Дворец индийского наместника свита превращала в недоступную для смертных резиденцию. Приёмы обставлялись с провинциальной пышностью. Скучая в тропиках, вдали от Европы, свита Даймер-ван-Твиста очень точно соблюдала все подробности европейского дворцового этикета. На большой приём в Батавию генерал-губернатор выезжал только раз в месяц. Аудиенции к нему надо было добиваться неделями.
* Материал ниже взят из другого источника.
template <int G, int W, int WR>
__device__ __forceinline__ void pairhmm3_pair(const dafs_pairhmm3_args& a, const pc_tables* tab, const float* s_match, const float* s_ins, const float2* s_mi,
                                              float* __restrict__ slab, float* __restrict__ list, int list_cap, uint32_t* __restrict__ s_rowptr, uint2* __restrict__ s_stage, int E, int lane, int t, int g,
                                              int L1, int L2, int nsteps, bool act, uint32_t task,
                                              const uint8_t* __restrict__ s1, const uint8_t* __restrict__ s2) {
  const float LZ = PC_LOG_ZERO_S;
  const float i0 = a.model.init[0], i1 = a.model.init[1], i2 = a.model.init[2];
  const float tMM = a.model.trans[0][0], tMX = a.model.trans[0][1], tMY = a.model.trans[0][2];
  const float tXM = a.model.trans[1][0], tXX = a.model.trans[1][1];
  const float tYM = a.model.trans[2][0], tYY = a.model.trans[2][2];
  const int j0 = t * WR;
  const int tlast = (L2 >= 0 ? L2 : 0) / WR;

  int cc[WR + 1];
#pragma unroll
  for (int c = 0; c <= WR; ++c) {
    const int j = j0 + c;
    cc[c] = (j >= 1 && j <= L2) ? (int)s2[j - 1] : 6;
  }
  const int c1first = act ? (int)s1[0] : 6;
  const int c2first = act ? (int)s2[0] : 6;
  const float fM11 = i0 + s_match[c1first * 8 + c2first];
  const float fX10 = i1 + s_ins[c1first];
  const float fY01 = i2 + s_ins[c2first];

  float endM = LZ, endX = LZ, endY = LZ;
  {
    float pM[WR], pX[WR], pY[WR];
#pragma unroll
    for (int c = 0; c < WR; ++c) pM[c] = pX[c] = pY[c] = LZ;
    float lastM = LZ, lastX = LZ, lastY = LZ;
    float dgM = LZ, dgX = LZ, dgY = LZ;
    int c1n = 6;
    for (int s = 0; s < nsteps; ++s) {
      const int i = s - t;
      float* __restrict__ slab_s = slab + (size_t)s * (W * 64);
      const int c1 = c1n;
      c1n = (i >= 0 && i < L1) ? (int)s1[i] : 6;
      const float rM = shift_up1<G>(lastM, LZ, t), rX = shift_up1<G>(lastX, LZ, t), rY = shift_up1<G>(lastY, LZ, t);
      const float insc1 = s_ins[c1];
      const float2* __restrict__ mi_row = s_mi + c1 * 8;
      float2 mi_prev = make_float2(0.0f, 0.0f), mi_prev2 = mi_prev;
      float m1prev = LZ, xpend = LZ;
#pragma unroll
      for (int it = 0; it < WR + 2; ++it) {
        float x[4], y[4], o[4];
#pragma unroll
        for (int n = 0; n < 4; ++n) x[n] = y[n] = LZ;
        if (it < WR) {
          const float dM = it == 0 ? dgM : pM[it > 0 ? it - 1 : 0], dX = it == 0 ? dgX : pX[it > 0 ? it - 1 : 0];
          x[0] = dM + tMM; y[0] = dX + tXM;
          x[1] = pM[it] + tMX; y[1] = pX[it] + tXX;
        }
        if (it >= 1 && it - 1 < WR) {
          const int c = it - 1;
          const float dY = c == 0 ? dgY : pY[c > 0 ? c - 1 : 0];
          x[2] = m1prev; y[2] = dY + tYM;
        }
        if (it >= 2) {
          const int c = it - 2;
          const float lM = c == 0 ? rM : pM[c > 0 ? c - 1 : 0], lY = c == 0 ? rY : pY[c > 0 ? c - 1 : 0];
          x[3] = lM + tMY; y[3] = lY + tYY;
        }
        float2 mi_now = make_float2(0.0f, 0.0f);
        if (it < WR) mi_now = mi_row[cc[it]];
        pc_log_add_n<4>(tab, x, y, o);
        if (it >= 1 && it - 1 < WR) {
          const int c = it - 1;
          float mv = o[2] + mi_prev.x;
          if (c <= 1 && s <= 2) {
            const int j = j0 + c;
            if (i <= 1 && j <= 1) mv = (i == 1 && j == 1) ? fM11 : LZ;
          }
          pM[c] = mv;
          pX[c] = xpend;
#if !defined(PAIR_EXP_NOSTORE)
          slab_s[c * 64 + lane] = mv;
#endif
        }
        if (it < WR) {
          m1prev = o[0];
          float xv = insc1 + o[1];
          if (it <= 1 && s <= 2) {
            const int j = j0 + it;
            if (i <= 1 && j <= 1) xv = (i == 1 && j == 0) ? fX10 : LZ;
          }
          xpend = xv;
        }
        if (it >= 2) {
          const int c = it - 2;
          float yv = mi_prev2.y + o[3];
          if (c <= 1 && s <= 2) {
            const int j = j0 + c;
            if (i <= 1 && j <= 1) yv = (i == 0 && j == 1) ? fY01 : LZ;
          }
          pY[c] = yv;
        }
        mi_prev2 = mi_prev;
        mi_prev = mi_now;
      }
      dgM = rM; dgX = rX; dgY = rY;
      lastM = pM[WR - 1]; lastX = pX[WR - 1]; lastY = pY[WR - 1];
      if (i == L1 && t == tlast) {
        const int cl = L2 - j0;
#pragma unroll
        for (int c = 0; c < WR; ++c)
          if (c == cl) { endM = pM[c]; endX = pX[c]; endY = pY[c]; }
      }
    }
  }
#if defined(PAIR_EXP_STOP) && PAIR_EXP_STOP == 1
  if (endM != 12345.0f) return;
#endif
  float totF = LZ;
  totF = pc_log_add_s(tab, totF, endM + i0);
  totF = pc_log_add_s(tab, totF, endX + i1);
  totF = pc_log_add_s(tab, totF, endY + i2);
  totF = __shfl(totF, g * G + tlast);

  float capM = LZ, capX = LZ, capY = LZ;
  {
    float pM[WR], pX[WR];
#pragma unroll
    for (int c = 0; c < WR; ++c) pM[c] = pX[c] = LZ;
    float firstM = LZ, firstY = LZ;
    float dgM = LZ;
    int c1raw;
    float fwd[WR];
    {
      const float* __restrict__ q = slab + (size_t)(nsteps - 1) * (W * 64);
#pragma unroll
      for (int c = 0; c < WR; ++c) fwd[c] = q[c * 64 + lane];
      c1raw = (int)s1[max(min(nsteps - 1 - t, L1 - 1), 0)];
#pragma unroll
      for (int c = 0; c < WR; ++c) asm volatile("" : "+v"(fwd[c]));
      asm volatile("" : "+v"(c1raw));
    }
    for (int s = 0; s < nsteps; ++s) {
      const int sf = nsteps - 1 - s;
      const int i = sf - t;
      float* __restrict__ slab_s = slab + (size_t)sf * (W * 64);
      const float* __restrict__ slab_p = slab + (size_t)(sf > 0 ? sf - 1 : 0) * (W * 64);
      const int c1 = (i >= 0 && i < L1) ? c1raw : 6;
      c1raw = (int)s1[max(min(i - 1, L1 - 1), 0)];
      const float rM = shift_down1<G>(firstM, LZ, t), rY = shift_down1<G>(firstY, LZ, t);
      const float insc1 = s_ins[c1];
      const float2* __restrict__ mi_row = s_mi + c1 * 8;
      float bm1prev = LZ, by0prev = LZ, yprev = LZ, insprev = 0.0f;
      float2 mi_next = mi_row[cc[WR]];
#pragma unroll
      for (int it = 0; it < WR + 1; ++it) {
        float x[4], y[4], o[4];
        float by0now = LZ, insnow = 0.0f;
#pragma unroll
        for (int n = 0; n < 4; ++n) x[n] = y[n] = LZ;
        if (it < WR) {
          const int c = WR - 1 - it;
          const int j = j0 + c;
          const float2 mi = mi_next;
          const float dM = c == WR - 1 ? dgM : pM[c < WR - 1 ? c + 1 : 0];
          const float pxy = dM + mi.x;
          float bm = pxy + tMM, bx = pxy + tXM, by = pxy + tYM;
          if (i == L1 && j == L2) { bm = i0; bx = i1; by = i2; }
          const float tx = pX[c] + insc1;
          x[0] = bm; y[0] = tx + tMX;
          x[1] = bx; y[1] = tx + tXX;
          by0now = by;
          insnow = mi.y;
          if (c >= 1) mi_next = mi_row[cc[c]];
        }
        if (it >= 1) {
          const int c = WR - it;
          const float rgY = c == WR - 1 ? rY : yprev;
          const float ty = rgY + insprev;
          x[2] = bm1prev; y[2] = ty + tMY;
          x[3] = by0prev; y[3] = ty + tYY;
        }
        pc_log_add_n<4>(tab, x, y, o);
        if (it >= 1) {
          const int c = WR - it;
          const int j = j0 + c;
          pM[c] = o[2];
          yprev = o[3];
          slab_s[c * 64 + lane] = fwd[c] + o[2];
          fwd[c] = slab_p[c * 64 + lane];
          if (c <= 1) {
            if (i == 1 && j == 1) capM = o[2];
            if (i == 1 && j == 0) capX = pX[c];
            if (i == 0 && j == 1) capY = o[3];
          }
        }
        if (it < WR) {
          const int c = WR - 1 - it;
          bm1prev = o[0];
          by0prev = by0now;
          insprev = insnow;
          pX[c] = o[1];
        }
      }
      dgM = rM;
      firstM = pM[0];
      firstY = yprev;
    }
  }
#if defined(PAIR_EXP_STOP) && PAIR_EXP_STOP == 2
  if (capM != 12345.0f) return;
#endif
  capM = __shfl(capM, g * G + (1 / WR));
  capX = __shfl(capX, g * G);
  capY = __shfl(capY, g * G + (1 / WR));
  float totB = fM11 + capM;
  totB = pc_log_add_s(tab, totB, fX10 + capX);
  totB = pc_log_add_s(tab, totB, fY01 + capY);
  const float total = (totF + totB) / 2;

  auto post = [total, tab](const float (&sv)[WR], float (&p)[WR]) {
    float e[WR];
#pragma unroll
    for (int c = 0; c < WR; ++c) {
      const float v = (sv[c] - total) * (1.0f / PC_SCALE);
      e[c] = v < 0.0f ? v : 0.0f;
    }
    pc_exp_n<WR>(tab, e, p);
  };
  if (a.th < 0.002f || !pair_finish<G, W, WR, false, true>(a, slab, list, list_cap, s_rowptr, s_stage, E, lane, t, g, L1, L2, nsteps, act, task, a.th, post))
    (void)pair_finish<G, W, WR, true, true>(a, slab, list, list_cap, s_rowptr, s_stage, E, lane, t, g, L1, L2, nsteps, act, task, a.th, post);
}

Замкнувшись от всего света, не видя и не замечая того, что происходит в колониях, свита генерал-губернатора играла в маленький королевский двор.
Эдвард письмом испросил у генерал-губернатора короткой аудиенции по важному делу.
— Его превосходительство болен и не принимает, — ответили ему.
Даймер-ван-Твист действительно был болен: у него вскочил гнойный прыщ на ноге.
Эдвард выждал неделю и попросил аудиенции второй раз.
— Его превосходительство едва оправились после болезни и принимает исключительно по важным делам, — объяснили Эдварду.
Минуя всех чиновников, Эдвард пошёл к самому личному адъютанту генерал-губернатора — барону Ван-Хеердту.
Он просил о получасовом разговоре с его высокопревосходительством.
Этого разговора было бы достаточно, чтобы разъяснить всё дело, решить судьбу его и его семьи, освободить Лебак от регента Адхипатти, принять меры к облегчению положения туземцев в этом округе.
Прямая и резкая манера Эдварда разговаривать, худоба и нервность лица, настойчивость его просьбы произвели впечатление на барона.
— Кажется, у этого Деккера из южного Бантама действительно важное дело, — сказал барон генерал-губернатору. — Может быть, вы, ваше высокопревосходительство, не откажетесь его выслушать?
Его высокопревосходительство подумал с минуту. Если бы это была просьба о переводе на лучшее место или о повышении оклада, генерал-губернатор выслушал бы Деккера. Но этот человек восставал против всей системы, против системы, на которой держались могущество Голландии в колониях, её спокойствие, её доходы.